I discover Gréoux and its surroundings on walks led by tourist office guides; their bus takes us to the Ganagobie plateau to visit the monastery and marvel at spectacular views of the river Durance plain and the Valensole plateau to the east, and forests and Mont Ventoux to the west; I waltz and tango at tea dances in the casino and two spa-owned hotels; I stroll along the banks of the Verdon; late afternoon I drink hot chocolate à l’ancienne and eat homemade additive-free biscuits at a café in the village centre; nearby in the small and lovely Notre- Dame-des-Ormeaux I attend Mass celebrated by a variety of Colombian priests, all adding to the cosmopolitan flavour.

Number plates in car parks (and accents) show curistes come not just from nearby departments but from all over – as far as Finistère in Brittany. Some people I speak to have come to Gréoux regularly for years; one couple tell me they also take a mini-cure elsewhere during the year (which is not reimbursed by the Sécu).

You can also get additional charged complementary treatments at the spa. At the end of week two I bid a sad farewell to the floating kaolin pool – which is replaced with the even better cataplasme de boue. In an individual cubicle I lie on my back with three hot (circa 48-50C) poultices filled with a mixture of kaolin and thermal water placed along the cervical, dorsal and lumbar vertebrae of my spine.

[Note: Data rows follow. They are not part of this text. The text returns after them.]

+void enqueue_seam_embed(pcy_ctx* c, const pcy_llama_desc* m, const pcy_kv_cache* kv, const pcy_gen_state* st, int B, const PcySwitches& sw) {
+  const DecodePlan p = plan_decode(c, m, kv, B, sw);
+  pcy_launch_embed_tokens_dev(c->stream, (const bf16_t*)m->embed, st->next_tok, decode_cx(c, m, kv, st, B).x, B, m->d, p.epoch_word, p.tag_word);
+}
+void enqueue_greedy_step(pcy_ctx* c, const pcy_llama_desc* m, const pcy_kv_cache* kv, const pcy_gen_state* st, int B, const PcySwitches& sw) {
+  if (sw.off(PCY_SW_step_seam)) {
+    enqueue_decode(c, m, kv, st, B, sw);
+    enqueue_pick(c, m, st, B, 1, kv_cap(kv));
+    return;
+  }
+  int recorded = 0;
+  const bool hand = seam_hands_over(m, B, sw);
+  const SeamPlan seam{hand, &recorded};
+  enqueue_decode(c, m, kv, st, B, sw, false, &seam);
+  const DecodePlan p = plan_decode(c, m, kv, B, sw);
+  const PcyPickHandover ho{(const bf16_t*)m->embed, decode_cx(c, m, kv, st, B).x, m->d, p.epoch_word, p.tag_word};
+  enqueue_pick(c, m, st, B, 1, kv_cap(kv), recorded != 0, hand ? &ho : nullptr);
 }
 
 void enqueue_sample(pcy_ctx* c, const pcy_llama_desc* m, const pcy_gen_state* st, int B, int advance_pos, int Tmax, float temperature,
-                    float nucleus_p, const float* uniforms, bf16_t* probs_out) {
+                    float nucleus_p, const float* uniforms, bf16_t* probs_out, bool recorded = false) {
   hipStream_t s = c->stream;
   if (nucleus_p > 0.f) temperature = 1.0f;
-  enqueue_store_logits(s, st->logits, st->logits_all, st->logits_all_ld, st->step, B, m->vocab);
+  if (!recorded) enqueue_store_logits(s, st->logits, st->logits_all, st->logits_all_ld, st->step, B, m->vocab);
   void* partials = carve_decode_ws(c->ws, m, B, Tmax).partials;
   pcy_launch_sample_step(s, (const bf16_t*)st->logits, B, m->vocab, temperature, nucleus_p, uniforms, c->smp_hist, probs_out, st->next_tok,
                          st->tokens_out, st->max_steps, st->logprob, st->pos, st->step, advance_pos, partials, c->smp_pbits);
@@ -1480,9 +1511,10 @@
   DecodeGraphKey key;
   decode_graph_key(key, c, m, kv, st, B, kind, sw);
   key.tokens_out = st->tokens_out; key.logprob = st->logprob; key.logits_all = st->logits_all; key.logits_all_ld = st->logits_all_ld; key.max_steps = st->max_steps;
+  if (kind == 0 && n_steps > 0 && seam_hands_over(m, B, sw)) enqueue_seam_embed(c, m, kv, st, B, sw);
   return replay_graph(c, key, n_steps, "decode-step", [&] {
-    enqueue_decode(c, m, kv, st, B, sw);
-    if (kind == 0) enqueue_pick(c, m, st, B, 1, kv_cap(kv));
+    if (kind == 0) enqueue_greedy_step(c, m, kv, st, B, sw);
+    else enqueue_decode(c, m, kv, st, B, sw);
   });
 }
 }
@@ -1623,10 +1655,8 @@
   if (int r = ensure_decode_state(c, m, B, sw)) return r;
   if (int r = check_decode_cache(c, m, kv, B, sw, "pcy_llama_greedy")) return r;
   if (!use_graph) {
-    for (int i = 0; i < n_steps; ++i) {
-      enqueue_decode(c, m, kv, st, B, sw);
-      enqueue_pick(c, m, st, B, 1, kv_cap(kv));
-    }
+    if (n_steps > 0 && seam_hands_over(m, B, sw)) enqueue_seam_embed(c, m, kv, st, B, sw);
+    for (int i = 0; i < n_steps; ++i) enqueue_greedy_step(c, m, kv, st, B, sw);
     return check_launch("pcy_llama_greedy");
   }
   return replay_decode_graph(c, m, kv, st, B, n_steps, 0, sw);
@@ -1914,6 +1944,7 @@
   return check_launch(what);
 }
 unsigned long long pcy_debug_decode_window_count(void) { return g_pcy_decode_window; }
+unsigned long long pcy_debug_step_seam_count(int which) { return (which >= 0 && which < 3) ? g_pcy_seam[which] : 0; }
 int pcy_attn_window_chunk(void) { return pcy_attn_win_chunk(); }
 
 int pcy_attn_window(pcy_ctx* c, void* qkv, int ld, const pcy_kv_cache* kv, int layer, void* o, int ldo, const int32_t* pos, const void* cos_t,
@@ -1969,8 +2000,10 @@
   if (int r = check_decode_cache(c, m, kv, B, sw, "pcy_llama_sample")) return r;
   if (int r = ensure_sample_state(c, B, m->vocab)) return r;
   for (int i = 0; i < n_steps; ++i) {
-    enqueue_decode(c, m, kv, st, B, sw);
-    enqueue_sample(c, m, st, B, 1, kv_cap(kv), temperature, nucleus_prob, uniforms, nullptr);
+    int recorded = 0;
+    const SeamPlan seam{false, &recorded};
+    enqueue_decode(c, m, kv, st, B, sw, false, sw.off(PCY_SW_step_seam) ? nullptr : &seam);
+    enqueue_sample(c, m, st, B, 1, kv_cap(kv), temperature, nucleus_prob, uniforms, nullptr, recorded != 0);
   }
   return check_launch("pcy_llama_sample");
 }
diff --git a/procyon_amd/csrc/pcy_gemv.hip b/procyon_amd/csrc/pcy_gemv.hip
--- a/procyon_amd/csrc/pcy_gemv.hip
+++ b/procyon_amd/csrc/pcy_gemv.hip
@@ -174,6 +174,15 @@
   const int nw = gridDim.x * wpb;
   const int nthr = blockDim.x;
   const int nrows = (EPI == EPI_SWIGLU) ? 2 * a.N : a.N;
+  constexpr bool REC = NB == 1 && EPI == EPI_STORE && RMS;
+  bf16_t* rstage = reinterpret_cast<bf16_t*>(smem + (size_t)NB * a.K * 2 + 64);
+  int* rcnt = reinterpret_cast<int*>(rstage + (size_t)((units + nw - 1) / nw) * 32);
+  bf16_t* rec_row = nullptr;
+  int rnd = 0;
+  if (REC && a.rec) {
+    rec_row = a.rec + (size_t)(*a.rec_step) * a.rec_ld;
+    for (int i = threadIdx.x; i < (units + nw - 1) / nw; i += nthr) rcnt[i] = 0;
+  }
 
   auto row_off = [&](int u, int i) -> size_t {
     int r;
@@ -245,8 +254,28 @@
             if (EPI == EPI_GELU_ESM) v = gelu_esm_chain(v);
           }
           a.y[(size_t)b * a.ldy + n] = f2bf(v);
+          if (REC && rec_row) rstage[rnd * 32 + wave * R + i] = f2bf(v);
         }
       }
+    }
+    if (REC && rec_row) {
+      const int ub = u - wave;
+      int last = 0;
+      if (lane == 0) {
+        const int waves_in = units - ub < wpb ? units - ub : wpb;
+        last = __hip_atomic_fetch_add(&rcnt[rnd], 1, __ATOMIC_ACQ_REL, __HIP_MEMORY_SCOPE_WORKGROUP) == waves_in - 1;
+      }
+      if (__builtin_amdgcn_readfirstlane(last)) {
+        const int n0 = ub * R, cnt = a.N - n0 < wpb * R ? a.N - n0 : wpb * R;
+        bf16_t* dst = rec_row + n0;
+        const bf16_t* src = rstage + rnd * 32;
+        if (cnt == wpb * R && (cnt & 7) == 0 && (reinterpret_cast<uintptr_t>(dst) & 15) == 0) {
+          if (lane < cnt / 8) reinterpret_cast<uint4*>(dst)[lane] = reinterpret_cast<const uint4*>(src)[lane];
+        } else if (lane < cnt) {
+          dst[lane] = src[lane];
+        }
+      }
+      ++rnd;
     }
     zero_acc();
   };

These help vasodilation which decreases blood pressure, pain sedation and provide better oxygenation of the tissues surrounding joints. The assistant wraps me up in a plastic sheet and I drift off to sleep as the heat from the poultice packs penetrates my spine. On one glorious day I have both the general mud bath and the hot poultices.

At the end I see the doctor again and find I have lost just over half a kilo. He asks how I feel. Do my knees still hurt? No, I say, I have the rather curious but delightful sensation that my whole body feels much lighter. He writes a letter to my doctor and asks for a cheque for €70. I leave Gréoux-les-Bains on a sunny Saturday. Will I book in next year? You bet. Will I give up the gin-soaked raisins? No way. It’s called hedging your bets.